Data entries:
• • • •

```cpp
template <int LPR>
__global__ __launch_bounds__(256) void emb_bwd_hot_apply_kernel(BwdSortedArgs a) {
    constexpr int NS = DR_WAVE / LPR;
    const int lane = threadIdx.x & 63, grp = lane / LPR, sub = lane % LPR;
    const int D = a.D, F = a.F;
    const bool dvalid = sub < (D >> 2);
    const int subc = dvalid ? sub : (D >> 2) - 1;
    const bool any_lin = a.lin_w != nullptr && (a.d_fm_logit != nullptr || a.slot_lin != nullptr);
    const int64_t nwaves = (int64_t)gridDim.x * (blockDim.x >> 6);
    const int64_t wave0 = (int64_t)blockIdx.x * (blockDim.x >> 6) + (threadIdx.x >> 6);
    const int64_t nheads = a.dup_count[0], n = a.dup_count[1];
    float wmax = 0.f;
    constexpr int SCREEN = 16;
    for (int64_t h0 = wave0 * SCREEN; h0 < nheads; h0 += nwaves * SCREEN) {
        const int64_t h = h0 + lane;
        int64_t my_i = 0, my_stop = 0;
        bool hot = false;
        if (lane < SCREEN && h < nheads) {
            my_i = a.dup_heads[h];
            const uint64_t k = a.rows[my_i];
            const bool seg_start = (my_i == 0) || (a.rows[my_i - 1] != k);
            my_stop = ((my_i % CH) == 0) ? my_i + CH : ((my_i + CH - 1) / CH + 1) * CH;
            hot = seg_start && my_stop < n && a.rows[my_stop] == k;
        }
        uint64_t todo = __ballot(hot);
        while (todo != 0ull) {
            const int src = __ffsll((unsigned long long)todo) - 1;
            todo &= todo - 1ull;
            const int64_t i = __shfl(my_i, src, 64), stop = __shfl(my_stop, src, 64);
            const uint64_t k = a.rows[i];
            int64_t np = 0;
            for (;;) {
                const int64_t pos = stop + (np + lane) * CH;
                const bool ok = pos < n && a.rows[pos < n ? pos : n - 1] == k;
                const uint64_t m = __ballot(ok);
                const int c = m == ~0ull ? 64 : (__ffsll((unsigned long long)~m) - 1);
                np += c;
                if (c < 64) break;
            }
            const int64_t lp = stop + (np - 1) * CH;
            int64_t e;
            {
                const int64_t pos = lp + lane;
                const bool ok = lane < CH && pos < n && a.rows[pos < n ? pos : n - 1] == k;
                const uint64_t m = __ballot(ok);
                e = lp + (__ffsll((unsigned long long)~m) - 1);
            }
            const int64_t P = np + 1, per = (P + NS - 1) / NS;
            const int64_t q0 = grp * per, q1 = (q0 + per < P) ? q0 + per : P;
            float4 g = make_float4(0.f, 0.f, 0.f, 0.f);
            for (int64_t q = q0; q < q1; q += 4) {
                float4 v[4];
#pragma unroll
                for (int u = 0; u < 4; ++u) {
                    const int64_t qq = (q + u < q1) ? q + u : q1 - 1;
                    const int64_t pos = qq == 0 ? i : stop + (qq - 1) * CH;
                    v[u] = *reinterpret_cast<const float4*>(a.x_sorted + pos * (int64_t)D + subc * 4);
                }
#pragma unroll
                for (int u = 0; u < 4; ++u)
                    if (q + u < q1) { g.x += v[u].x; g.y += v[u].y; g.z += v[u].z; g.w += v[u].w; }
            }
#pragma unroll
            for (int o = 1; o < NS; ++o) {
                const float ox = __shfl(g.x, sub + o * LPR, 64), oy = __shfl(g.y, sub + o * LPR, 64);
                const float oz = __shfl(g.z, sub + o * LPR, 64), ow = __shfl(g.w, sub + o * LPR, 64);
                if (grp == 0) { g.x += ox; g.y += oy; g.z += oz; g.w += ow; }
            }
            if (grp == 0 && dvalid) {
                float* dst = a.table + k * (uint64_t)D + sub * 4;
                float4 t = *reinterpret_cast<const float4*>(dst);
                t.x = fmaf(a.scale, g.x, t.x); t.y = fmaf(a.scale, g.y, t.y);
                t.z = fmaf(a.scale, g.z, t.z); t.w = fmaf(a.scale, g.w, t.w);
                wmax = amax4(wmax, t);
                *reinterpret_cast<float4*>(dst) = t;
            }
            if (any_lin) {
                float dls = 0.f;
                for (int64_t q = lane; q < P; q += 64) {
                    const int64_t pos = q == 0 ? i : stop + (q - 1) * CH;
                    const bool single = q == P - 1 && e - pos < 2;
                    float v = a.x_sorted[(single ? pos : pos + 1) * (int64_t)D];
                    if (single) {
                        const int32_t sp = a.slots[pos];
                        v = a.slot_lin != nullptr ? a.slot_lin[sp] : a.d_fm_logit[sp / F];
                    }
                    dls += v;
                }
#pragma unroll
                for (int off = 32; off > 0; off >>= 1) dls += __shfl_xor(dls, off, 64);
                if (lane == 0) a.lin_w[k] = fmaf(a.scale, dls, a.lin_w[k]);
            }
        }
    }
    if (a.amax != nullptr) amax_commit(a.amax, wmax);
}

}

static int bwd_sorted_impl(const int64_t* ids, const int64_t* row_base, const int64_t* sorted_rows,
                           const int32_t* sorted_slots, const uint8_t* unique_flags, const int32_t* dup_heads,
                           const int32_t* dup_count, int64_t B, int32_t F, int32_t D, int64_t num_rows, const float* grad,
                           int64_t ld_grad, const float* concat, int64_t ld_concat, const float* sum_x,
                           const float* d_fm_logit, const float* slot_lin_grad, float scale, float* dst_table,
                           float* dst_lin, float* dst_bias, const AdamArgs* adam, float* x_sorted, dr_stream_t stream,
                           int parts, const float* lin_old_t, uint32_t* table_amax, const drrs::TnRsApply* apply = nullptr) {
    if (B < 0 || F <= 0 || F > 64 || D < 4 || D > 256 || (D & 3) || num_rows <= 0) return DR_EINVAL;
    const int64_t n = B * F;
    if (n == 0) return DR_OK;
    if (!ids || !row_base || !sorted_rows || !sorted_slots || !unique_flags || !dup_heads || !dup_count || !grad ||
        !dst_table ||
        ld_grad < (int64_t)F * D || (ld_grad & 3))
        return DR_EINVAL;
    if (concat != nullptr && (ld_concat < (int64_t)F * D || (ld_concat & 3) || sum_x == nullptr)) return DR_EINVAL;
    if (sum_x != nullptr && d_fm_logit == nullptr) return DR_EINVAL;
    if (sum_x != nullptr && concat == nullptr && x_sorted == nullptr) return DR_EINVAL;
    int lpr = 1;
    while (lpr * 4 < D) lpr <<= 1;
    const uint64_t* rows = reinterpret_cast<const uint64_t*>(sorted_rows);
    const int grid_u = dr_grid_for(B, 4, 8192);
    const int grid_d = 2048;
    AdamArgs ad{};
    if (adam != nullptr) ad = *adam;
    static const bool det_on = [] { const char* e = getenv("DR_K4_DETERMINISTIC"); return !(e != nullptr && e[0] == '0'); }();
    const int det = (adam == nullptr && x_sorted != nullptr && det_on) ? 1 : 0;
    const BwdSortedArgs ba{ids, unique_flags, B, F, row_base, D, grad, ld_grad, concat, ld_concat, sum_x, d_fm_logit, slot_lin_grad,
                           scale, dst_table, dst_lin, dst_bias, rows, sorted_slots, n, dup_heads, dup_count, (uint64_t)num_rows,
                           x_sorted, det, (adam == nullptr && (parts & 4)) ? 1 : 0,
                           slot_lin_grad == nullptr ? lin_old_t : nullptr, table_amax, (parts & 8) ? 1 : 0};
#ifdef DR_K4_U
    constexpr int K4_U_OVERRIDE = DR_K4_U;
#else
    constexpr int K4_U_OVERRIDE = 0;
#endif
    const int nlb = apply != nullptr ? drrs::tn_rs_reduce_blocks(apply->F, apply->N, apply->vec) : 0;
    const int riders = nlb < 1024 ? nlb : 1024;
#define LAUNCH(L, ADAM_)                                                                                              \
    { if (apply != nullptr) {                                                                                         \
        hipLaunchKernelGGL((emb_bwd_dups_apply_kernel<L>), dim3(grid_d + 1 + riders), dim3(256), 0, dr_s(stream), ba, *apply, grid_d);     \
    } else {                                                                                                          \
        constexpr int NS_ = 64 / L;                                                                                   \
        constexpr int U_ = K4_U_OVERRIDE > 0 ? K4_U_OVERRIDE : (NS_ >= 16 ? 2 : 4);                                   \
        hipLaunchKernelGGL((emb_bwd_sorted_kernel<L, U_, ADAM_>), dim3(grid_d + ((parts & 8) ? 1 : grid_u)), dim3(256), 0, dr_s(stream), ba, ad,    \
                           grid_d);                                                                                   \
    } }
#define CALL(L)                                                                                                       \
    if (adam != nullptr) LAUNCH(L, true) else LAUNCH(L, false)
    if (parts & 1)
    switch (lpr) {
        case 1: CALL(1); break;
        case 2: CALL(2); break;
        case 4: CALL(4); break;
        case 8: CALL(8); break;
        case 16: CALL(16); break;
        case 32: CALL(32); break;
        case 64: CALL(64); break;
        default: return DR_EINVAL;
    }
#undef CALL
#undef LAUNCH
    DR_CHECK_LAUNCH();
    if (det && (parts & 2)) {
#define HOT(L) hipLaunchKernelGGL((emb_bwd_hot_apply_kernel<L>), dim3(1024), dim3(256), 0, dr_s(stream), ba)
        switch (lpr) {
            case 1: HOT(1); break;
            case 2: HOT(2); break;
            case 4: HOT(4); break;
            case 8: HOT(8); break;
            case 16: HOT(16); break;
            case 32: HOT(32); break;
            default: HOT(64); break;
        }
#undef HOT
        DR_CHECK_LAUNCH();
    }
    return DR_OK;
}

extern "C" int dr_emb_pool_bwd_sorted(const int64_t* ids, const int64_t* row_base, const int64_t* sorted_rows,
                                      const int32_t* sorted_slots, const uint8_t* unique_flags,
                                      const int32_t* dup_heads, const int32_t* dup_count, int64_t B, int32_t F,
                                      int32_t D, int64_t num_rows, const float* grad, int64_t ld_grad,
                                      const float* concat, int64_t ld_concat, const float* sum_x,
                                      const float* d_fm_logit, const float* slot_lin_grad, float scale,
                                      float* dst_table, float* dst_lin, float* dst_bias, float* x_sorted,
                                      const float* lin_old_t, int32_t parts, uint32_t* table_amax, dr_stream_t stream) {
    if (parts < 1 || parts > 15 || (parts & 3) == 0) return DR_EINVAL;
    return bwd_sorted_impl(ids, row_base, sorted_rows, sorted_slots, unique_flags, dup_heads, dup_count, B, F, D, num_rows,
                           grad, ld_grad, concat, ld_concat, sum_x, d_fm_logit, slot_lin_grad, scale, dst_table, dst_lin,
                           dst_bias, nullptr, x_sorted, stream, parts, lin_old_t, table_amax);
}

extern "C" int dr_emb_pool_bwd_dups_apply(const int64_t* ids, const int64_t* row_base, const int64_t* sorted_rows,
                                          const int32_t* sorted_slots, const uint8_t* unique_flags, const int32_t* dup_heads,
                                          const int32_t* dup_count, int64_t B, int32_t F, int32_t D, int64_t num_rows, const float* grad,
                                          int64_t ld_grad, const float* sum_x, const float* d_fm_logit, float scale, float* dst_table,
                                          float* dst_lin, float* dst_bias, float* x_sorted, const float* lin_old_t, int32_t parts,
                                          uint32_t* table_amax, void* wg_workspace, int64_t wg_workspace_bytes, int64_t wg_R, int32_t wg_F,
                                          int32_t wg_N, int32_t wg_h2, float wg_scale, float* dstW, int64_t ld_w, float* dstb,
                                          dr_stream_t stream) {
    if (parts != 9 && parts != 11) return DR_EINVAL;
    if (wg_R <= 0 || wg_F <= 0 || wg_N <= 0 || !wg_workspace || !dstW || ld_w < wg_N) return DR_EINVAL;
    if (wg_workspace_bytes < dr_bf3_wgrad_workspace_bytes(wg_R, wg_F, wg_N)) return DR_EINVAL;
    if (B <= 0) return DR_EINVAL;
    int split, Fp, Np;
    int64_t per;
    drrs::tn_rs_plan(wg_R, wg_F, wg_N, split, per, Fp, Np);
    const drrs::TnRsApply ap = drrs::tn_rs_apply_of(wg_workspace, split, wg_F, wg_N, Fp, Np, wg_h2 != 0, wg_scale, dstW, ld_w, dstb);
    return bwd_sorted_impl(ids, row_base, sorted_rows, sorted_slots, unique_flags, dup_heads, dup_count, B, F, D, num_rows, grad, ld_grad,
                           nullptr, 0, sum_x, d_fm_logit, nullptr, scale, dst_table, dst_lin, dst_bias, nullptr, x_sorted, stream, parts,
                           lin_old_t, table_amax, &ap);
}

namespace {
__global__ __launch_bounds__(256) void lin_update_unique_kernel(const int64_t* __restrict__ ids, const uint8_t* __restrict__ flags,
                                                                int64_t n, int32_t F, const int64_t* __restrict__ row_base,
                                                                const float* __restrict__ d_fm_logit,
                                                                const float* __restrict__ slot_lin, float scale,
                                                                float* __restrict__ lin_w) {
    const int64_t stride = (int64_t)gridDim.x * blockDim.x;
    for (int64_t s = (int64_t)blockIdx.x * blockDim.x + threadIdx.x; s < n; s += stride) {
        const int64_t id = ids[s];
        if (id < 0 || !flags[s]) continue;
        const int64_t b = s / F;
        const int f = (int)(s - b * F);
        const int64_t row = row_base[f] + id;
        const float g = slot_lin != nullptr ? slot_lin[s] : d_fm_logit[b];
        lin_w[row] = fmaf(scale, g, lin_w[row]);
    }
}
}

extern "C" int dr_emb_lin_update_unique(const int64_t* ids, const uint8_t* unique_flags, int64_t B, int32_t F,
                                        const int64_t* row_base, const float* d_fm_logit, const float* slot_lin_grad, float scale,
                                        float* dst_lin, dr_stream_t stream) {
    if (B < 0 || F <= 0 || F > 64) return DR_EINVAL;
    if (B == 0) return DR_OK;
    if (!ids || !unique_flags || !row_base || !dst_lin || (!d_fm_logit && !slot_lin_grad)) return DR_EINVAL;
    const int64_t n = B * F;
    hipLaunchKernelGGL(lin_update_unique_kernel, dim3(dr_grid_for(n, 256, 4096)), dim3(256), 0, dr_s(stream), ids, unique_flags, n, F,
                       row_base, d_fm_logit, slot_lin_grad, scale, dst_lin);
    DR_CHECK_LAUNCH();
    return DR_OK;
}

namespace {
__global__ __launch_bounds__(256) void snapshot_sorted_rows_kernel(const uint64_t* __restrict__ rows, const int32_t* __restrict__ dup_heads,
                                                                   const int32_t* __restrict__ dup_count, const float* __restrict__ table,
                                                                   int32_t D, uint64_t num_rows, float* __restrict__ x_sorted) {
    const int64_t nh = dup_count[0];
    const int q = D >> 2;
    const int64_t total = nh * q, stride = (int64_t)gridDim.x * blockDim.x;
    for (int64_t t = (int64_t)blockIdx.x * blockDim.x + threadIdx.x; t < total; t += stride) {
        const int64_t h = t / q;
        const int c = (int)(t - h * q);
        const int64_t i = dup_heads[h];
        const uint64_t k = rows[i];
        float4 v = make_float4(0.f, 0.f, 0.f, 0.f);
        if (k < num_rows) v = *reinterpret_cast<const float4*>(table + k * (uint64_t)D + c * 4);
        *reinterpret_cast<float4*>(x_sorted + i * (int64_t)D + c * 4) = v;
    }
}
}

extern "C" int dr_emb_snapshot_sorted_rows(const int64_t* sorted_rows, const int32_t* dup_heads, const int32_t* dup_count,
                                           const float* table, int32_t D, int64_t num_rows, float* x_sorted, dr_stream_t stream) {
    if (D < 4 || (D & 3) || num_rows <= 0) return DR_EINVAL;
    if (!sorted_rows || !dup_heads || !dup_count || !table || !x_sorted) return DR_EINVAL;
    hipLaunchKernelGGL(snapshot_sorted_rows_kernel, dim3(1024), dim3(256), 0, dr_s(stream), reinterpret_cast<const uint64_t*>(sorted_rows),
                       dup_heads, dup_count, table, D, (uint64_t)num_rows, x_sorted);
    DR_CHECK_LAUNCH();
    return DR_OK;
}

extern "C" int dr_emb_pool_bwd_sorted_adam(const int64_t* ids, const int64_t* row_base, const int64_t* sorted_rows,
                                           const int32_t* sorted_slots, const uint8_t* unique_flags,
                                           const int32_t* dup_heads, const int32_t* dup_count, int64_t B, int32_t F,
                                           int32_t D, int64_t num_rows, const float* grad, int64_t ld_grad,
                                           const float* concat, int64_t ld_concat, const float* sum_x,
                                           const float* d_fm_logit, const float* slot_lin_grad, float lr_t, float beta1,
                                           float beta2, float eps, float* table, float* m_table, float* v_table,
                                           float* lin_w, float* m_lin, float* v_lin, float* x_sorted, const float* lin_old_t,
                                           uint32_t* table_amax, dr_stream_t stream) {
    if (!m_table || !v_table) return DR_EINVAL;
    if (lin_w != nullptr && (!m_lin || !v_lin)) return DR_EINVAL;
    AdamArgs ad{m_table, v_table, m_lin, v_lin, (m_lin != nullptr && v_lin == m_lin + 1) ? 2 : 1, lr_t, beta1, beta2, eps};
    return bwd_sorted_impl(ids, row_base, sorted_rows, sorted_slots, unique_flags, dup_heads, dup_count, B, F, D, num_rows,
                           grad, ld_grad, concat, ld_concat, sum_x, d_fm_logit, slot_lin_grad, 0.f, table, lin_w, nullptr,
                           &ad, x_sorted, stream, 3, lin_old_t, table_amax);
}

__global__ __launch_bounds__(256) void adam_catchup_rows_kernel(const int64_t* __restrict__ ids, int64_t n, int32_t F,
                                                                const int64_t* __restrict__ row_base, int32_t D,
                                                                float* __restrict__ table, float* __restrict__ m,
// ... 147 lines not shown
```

• • • •

= What is needed =
The answer must consist of each line from the data that includes the string "long".

= Answer =
            const int src = __ffsll((unsigned long long)todo) - 1;
                const int c = m == ~0ull ? 64 : (__ffsll((unsigned long long)~m) - 1);
                e = lp + (__ffsll((unsigned long long)~m) - 1);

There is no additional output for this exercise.